外獨會意見庫存

馬凱:無知者不配玩核電。給馬凱的第七課:乾式貯存後還是要終極處置


發言人:挖地雷, on 22/04/2011  10:19:22 (IP code: 233.222)

有擁核者把乾式貯存誇成解決終極處置高階核廢料的科技,蒙騙國人



  乾式貯存高階核廢料並不是終極處置,只是能將高階核廢料暫時性地多放個幾十年,然後還是要做終極處置,並且乾式貯存所用的容器,因為被幅射照射了幾十年,本身也成了需要被處理的核廢料,體積上是大量的增加了空間的需求。

In the late 1970s and early 1980s, the need for alternative storage in the United States began to grow when pools at many nuclear reactors began to fill up with stored spent fuel. As there was not a national storage facility in operation (Yucca Mountain nuclear waste repository was, and remains, embroiled in controversy), utilities began looking at options for storing spent fuel. Dry cask storage was one of the most practical options for temporary storage.

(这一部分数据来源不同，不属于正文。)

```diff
+            st_b = new_stats(W.device, K)
+            dg.stats = st_b.data_ptr()
+            dg.bnb_Y, dg.bnb_scale, dg.bnb_shift = bnb.raw.data_ptr(), bnb.scale.data_ptr(), bnb.shift.data_ptr()
+            dg.bnb_mean, dg.bnb_invstd, dg.bnb_act, dg.bnb_slope = bnb.mean.data_ptr(), bnb.invstd.data_ptr(), bnb.act, bnb.slope
+            bnb_pre = (st_b, gemm_stat_slots(M, K, N))
+    nsplit = H.lib().rl_linear_bwd_supported(C.byref(dg) if dg is not None else None, C.byref(bn), C.byref(wg))
+    if nsplit <= 0:
+        return None
+    coef = torch.empty(2 * N, dtype=F32, device=G.device)
+    if stats is None:
+        st = new_stats(G.device, N)
+        bn.stats = st.data_ptr()
+        with _rec("bn_bwd_reduce", (y.rows, N), 8 * y.rows * N, 0):
+            H.check(H.lib().rl_bn_bwd_reduce(C.byref(bn), _st()), "rl_bn_bwd_reduce")
+        stats = (st, H.lib().rl_bn_bwd_slots(y.rows))
+    _bn_bwd_finalize(stats[0], stats[1], y.rows, N, dgamma, dbeta, coef, None, also=also)
+    bn.coef = coef.data_ptr()
+    slab = torch.empty(nsplit * (N * K + N), dtype=F32, device=G.device)
+    wg.slab, wg.slab_floats = slab.data_ptr(), slab.numel()
+    k_in = 6 if isinstance(a, Rpe) else K
+    nbytes = 4 * M * (2 * N + k_in + (K * (2 if accumulate else 1) if dg is not None else 0))
+    with _rec("linear_bwd", (M, K, N), nbytes, (4 if dg is not None else 2) * M * K * N):
+        H.check(H.lib().rl_linear_bwd(C.byref(dg) if dg is not None else None, C.byref(bn), C.byref(wg), _st()), "rl_linear_bwd")
+    it = H.WgradReduceItem()
+    it.slab, it.dW, it.dbias, it.w_ks, it.w_ns = slab.data_ptr(), dW.data_ptr(), H.ptr(dbias), w_ks, w_ns
+    it.nsplit, it.N, it.K = nsplit, N, K
+    pending.append((it, slab, dW, dbias))
+    return True, bnb_pre
+
+
 def resid_bn_supported(y1: Lazy, y2: Lazy) -> bool:
     dense = all(y.bstride == y.n and y.raw.shape == (y.B * y.n, y.C) and y.mean is not None and y.act == H.ACT_NONE for y in (y1, y2))
     return dense and y1.C == y2.C and y1.rows == y2.rows and bool(H.lib().rl_resid_bn_bwd_supported(y1.rows, y1.C))
diff --git a/include/rl_randlanet.h b/include/rl_randlanet.h
--- a/include/rl_randlanet.h
+++ b/include/rl_randlanet.h
@@ -215,6 +215,9 @@
 } rl_bn_bwd_finalize_item;
 int rl_bn_bwd_finalize_batch(const rl_bn_bwd_finalize_item* items, int count, void* stream);
 int rl_bn_bwd_apply(const rl_bn_bwd_desc* d, void* stream);
+
+int rl_linear_bwd_supported(const rl_gemm_desc* dgrad, const rl_bn_bwd_desc* bn, const rl_wgrad_desc* wg);
+int rl_linear_bwd(const rl_gemm_desc* dgrad, const rl_bn_bwd_desc* bn, const rl_wgrad_desc* wg, void* stream);
 int rl_bn_bwd_fused_supported(int64_t rows, int C, int64_t ld);
 int rl_bn_bwd_fused(const rl_bn_bwd_desc* d, int64_t count, float* dgamma, float* dbeta, float* coef_out, void* stream);
 
```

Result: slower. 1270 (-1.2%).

  乾式貯存並不是為了處理高階核廢料而發展出來的新科技,台電與原能會一直在這些相關資訊上採行愚民政策,剝奪人民在核能安全上知的權力,再假借科技之名霸凌國人對核安的公民選擇權。

The first operating license for a dry storage installation was issued in 1986 for the Surry nuclear power plant in Virginia, and today there are approximately thirty approved dry cask storage facilities throughout the U.S. (Nuclear Regulatory Commission, 2003). Each of these facilities is located at a reactor site (all but two are at commercial reactor sites), and most consist of a concrete slab upon which the casks are vertically placed in the open air (some facilities consist of above-ground concrete or steel structures and the casks are placed inside, either vertically or horizontally).

  現在來看看乾式貯存法到底是什麼東西:當用過的燃料棒數目多到冷卻池擺不下時,又還沒有終極處置場可送去的狀況下,乾式貯存法只不過是解燃眉之急的短期救急方案,只能護住用過的燃料棒數十年而己

高階核廢料到底需要什麼程度的終極處置


  高階核廢料是人類造出來的毀滅性物質,會危害到地球上所有的生物,甚至可能會有滅種的威脅,而且危害的時間之長是超乎人類所有的經驗的,至少要和生物圈隔絕一萬年到一百萬年之久。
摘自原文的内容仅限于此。